I practiced for probably a half hour or so after getting warmed up. I got my heart beating. I felt strong. I felt competent. I felt like myself again. Truly found myself.

And then, because why not, I played drums quietly.

This is what is possible when I remember what works for me. And it’s what happens when I don’t have to work constantly. Now that the Ritalin is helping, it should be even easier to make time for exercise.

Tomorrow, Melody and I train together. We’ll start with soccer, then have lunch/McDonalds play time. Then after some rest we’ll start her very first karate lesson on the physical plane. Her uniform fits well enough, though she’s still so skinny I have to cinch it tight. I don’t have a uniform that fits unfortunately, but I’ll work on it.

My plan, after googling how to teach technique to 5 year olds, is to teach her the basics, then let her go fast. It will probably take months to years for her to get it, but I’ll be teaching her how to use her elbows and knees, just as I was taught. We’ll have fun, and when she’s done, I’ll get my workout in.

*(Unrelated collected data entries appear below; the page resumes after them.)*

@@ -744,17 +756,46 @@
     return done;
 }
 
+template <class Scene>
+__device__ __forceinline__ double team_value(const typename Scene::Eval& ev, bool live, int lane, const TeamXch& x, int turn)
+{
+    if constexpr (SceneFinalTrip<Scene>::value >= 0) {
+        const bool staged = live && Scene::ended_by_count(ev);
+        const bool plain = live && !staged;
+        double d = 0.0;
+        if (staged) d = x.v[(turn - 1) & 1][2 * kTeam][lane];
+        if (__any(plain)) {
+            if (plain) d = Scene::value(ev);
+        }
+        return d;
+    } else {
+        return Scene::value(ev);
+    }
+}
+
 template <class Scene, class = void>
 struct ScenePartLoops : std::false_type {};
 template <class Scene>
 struct ScenePartLoops<Scene, decltype((void)Scene::kPartLoops)> : std::integral_constant<bool, Scene::kPartLoops> {};
 
-template <int P, class Trip>
+template <int P, class Scene, class Trip>
 __device__ __forceinline__ void team_trips_part(bool& ready, const Trip& trip)
 {
-    while (__any(!ready)) {
-        const bool fin = trip(std::integral_constant<int, P>(), !ready);
-        if (!ready) ready = fin;
+    if constexpr (P == kChoreWave && SceneFinalTrip<Scene>::value >= 0) {
+#pragma unroll 1
+        for (int k = 0; k < SceneFinalTrip<Scene>::value && __any(!ready); ++k) {
+            const bool fin = trip(std::integral_constant<int, P>(), std::false_type(), !ready);
+            if (!ready) ready = fin;
+        }
+        if (__any(!ready)) {
+            const bool fin = trip(std::integral_constant<int, P>(), std::true_type(), !ready);
+            if (!ready) ready = fin;
+        }
+    } else {
+        while (__any(!ready)) {
+            const bool fin = trip(std::integral_constant<int, P>(), std::false_type(), !ready);
+            if (!ready) ready = fin;
+        }
     }
 }
 template <class Scene, class Trip>
@@ -762,12 +803,13 @@
 {
     if constexpr (ScenePartLoops<Scene>::value) {
         part = __builtin_amdgcn_readfirstlane(part);
-        if (part == 0) team_trips_part<0>(ready, trip);
-        else if (part == 1) team_trips_part<1>(ready, trip);
-        else team_trips_part<2>(ready, trip);
+        if (part == 0) team_trips_part<0, Scene>(ready, trip);
+        else if (part == 1) team_trips_part<1, Scene>(ready, trip);
+        else team_trips_part<2, Scene>(ready, trip);
     } else {
+        static_assert(SceneFinalTrip<Scene>::value < 0, "a final trip needs per-part loops");
         while (__any(!ready)) {
-            const bool fin = trip(part, !ready);
+            const bool fin = trip(part, std::false_type(), !ready);
             if (!ready) ready = fin;
         }
     }
@@ -803,10 +845,11 @@
     while (__any(!done)) {
         bool ready = true;
         if (!done) ready = Scene::begin(ev, o + d * s.te);
-        team_trips<Scene>(part, ready, [&](auto P, bool go) { return team_trip<Scene>(ev, go, P, lane, xch, turn); });
-        if (!done) done = s.step(Scene::value(ev), cfg);
-    }
-    if (have && part == 0) {
+        team_trips<Scene>(part, ready, [&](auto P, auto F, bool go) { return team_trip<Scene>(ev, go, P, lane, xch, turn, F); });
+        const double d_ev = team_value<Scene>(ev, !done, lane, xch, turn);
+        if (!done) done = s.step(d_ev, cfg);
+    }
+    if (have && part == kChoreWave) {
         hit[i] = (uint8_t)s.res.hit; t[i] = s.res.t; iters[i] = s.res.iters; final_sdf[i] = s.res.final_sdf;
     }
     if (busy && threadIdx.x == 0) __hip_atomic_fetch_add(busy, 1ull, __ATOMIC_RELAXED, __HIP_MEMORY_SCOPE_AGENT);
@@ -894,11 +937,12 @@
 
         bool ready = true;
         if (active) ready = Scene::begin(ev, origin + dir * s.te);
-        team_trips<Scene>(part, ready, [&](auto P, bool go) { return team_trip<Scene>(ev, go, P, lane, xch, turn); });
+        team_trips<Scene>(part, ready, [&](auto P, auto F, bool go) { return team_trip<Scene>(ev, go, P, lane, xch, turn, F); });
+        const double d_ev = team_value<Scene>(ev, active, lane, xch, turn);
         bool park = false;
         if (active) {
             ++nev;
-            if (!s.step(Scene::value(ev), cfg)) {
+            if (!s.step(d_ev, cfg)) {
                 park = a.suspend_after > 0 && s.i >= a.suspend_after;
             } else {
             active = false;
diff --git a/raymarch_algo_compare_amd/csrc/rm_pipeline.h b/raymarch_algo_compare_amd/csrc/rm_pipeline.h
--- a/raymarch_algo_compare_amd/csrc/rm_pipeline.h
+++ b/raymarch_algo_compare_amd/csrc/rm_pipeline.h
@@ -161,6 +161,9 @@
     unsigned int base, count, queue, done;
     unsigned int ok_lo, ok_hi;
 };
+constexpr unsigned int kLookGo = 0u;
+constexpr unsigned int kLookDone = 1u;
+constexpr unsigned int kLookLatch = 2u;
 
 __device__ __forceinline__ void store_direct(const KernelArgs& a, uint32_t gi, const Result& r, int nev, WaveAcc& acc,
                                              unsigned int* s_hist)
@@ -200,6 +203,7 @@
     constexpr int TILE_PIX = kTileW * TILE_H;
     using Entry = QEntry<Strat>;
     using PLds = PipeProducerLds<TILE_PIX>;
+    static_assert(sizeof(PipeTeamLds) <= sizeof(PipeProducerLds<kTileW * 4>), "team block larger than the producers' staging");
     constexpr size_t kRoleBytes = sizeof(PLds) > sizeof(PipeTeamLds) ? sizeof(PLds) : sizeof(PipeTeamLds);
     __shared__ __attribute__((aligned(16))) unsigned char s_role[kRoleBytes];
     __shared__ unsigned int s_hist[kHistBins];
@@ -249,27 +253,32 @@
         typename Scene::Eval ev;
         int turn = 0;
         int since_try = 0;
+        bool latched = false;
         unsigned long long idle_since = 0;
 
         for (;;) {
             const unsigned long long idle = __ballot(!active);
             const int nidle = __popcll(idle);
-            const bool look = nidle == 64 || (nidle >= a.refill_min && since_try >= a.team_retry);
+            if (latched && nidle == 64) break;
+            const bool look = nidle == 64 || (!latched && nidle >= a.refill_min && since_try >= a.team_retry);
             if (look) {
                 since_try = 0;
-                if (part == 0) {
-                    unsigned int base = 0, done = 0;
+                if (part == kChoreWave) {
+                    unsigned int base = 0, done = kLookGo;
                     int q = 1, cnt = 0;
                     if (lane == 0) {
                         cnt = q_claim_lane0(a, 1, nidle, base);
                         if (cnt == 0 && a.team_steal) { q = 0; cnt = q_claim_lane0(a, 0, nidle, base); }
-                        if (cnt == 0 && nidle == 64) {
+                        if (cnt == 0) {
                             const unsigned long long ex = ld_relaxed(ctl(a, kCProdExited));
-                            if (ex >= (unsigned long long)a.producer_waves && q_available(a, 1) <= 0 && q_available(a, 0) <= 0) done = 1;
-                            const unsigned long long now = realtime();
-                            if (idle_since == 0) idle_since = now;
-                            if (!done && now - idle_since > kMaxTeamWaitTicks) { atomicMax(&a.stats[kWError], 2ull); done = 1; }
-                        } else if (cnt > 0) {
+                            if (ex >= (unsigned long long)a.producer_waves && q_available(a, 1) <= 0 && q_available(a, 0) <= 0)
+                                done = nidle == 64 ? kLookDone : kLookLatch;
+                            if (nidle == 64) {
+                                const unsigned long long now = realtime();
+                                if (idle_since == 0) idle_since = now;
+                                if (done == kLookGo && now - idle_since > kMaxTeamWaitTicks) { atomicMax(&a.stats[kWError], 2ull); done = kLookDone; }
+                            }
+                        } else {
                             idle_since = 0;
                             if (a.marks && q == 1) atomicMax(&a.stats[kWMarkPop], realtime());
                         }
@@ -293,9 +302,10 @@
                 const unsigned int base = L.base, cnt = L.count, q = L.queue, done = L.done;
                 const unsigned long long okm = ((unsigned long long)L.ok_hi << 32) | (unsigned long long)L.ok_lo;
                 __syncthreads();
-                if (done) break;
+                if (done == kLookDone) break;
+                if (done == kLookLatch) latched = true;
                 if (cnt > 0) {
-                    if (part != 0) __builtin_amdgcn_fence(__ATOMIC_ACQUIRE, "agent");
+                    if (part != kChoreWave) __builtin_amdgcn_fence(__ATOMIC_ACQUIRE, "agent");
                     const int rank = rank_in_mask(idle);
                     const bool mine = ((okm >> lane) & 1ull) != 0;
                     if (mine) {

Oh, and that physical plane comment? Apparently I’ve been teaching her on the astral for quite some time, though I’m not aware of it. So not long ago, when she started doing karate for fun around me I knew she was ready.

We’ve already started, though she doesn’t know. I taught her to take her uniform off one piece at a time, folding each of them. I don’t expect her to do it by herself, but knowing from day one to respect her uniform will help.

Anyway… it’s been a big week. I look forward to the next one for the first time in ages.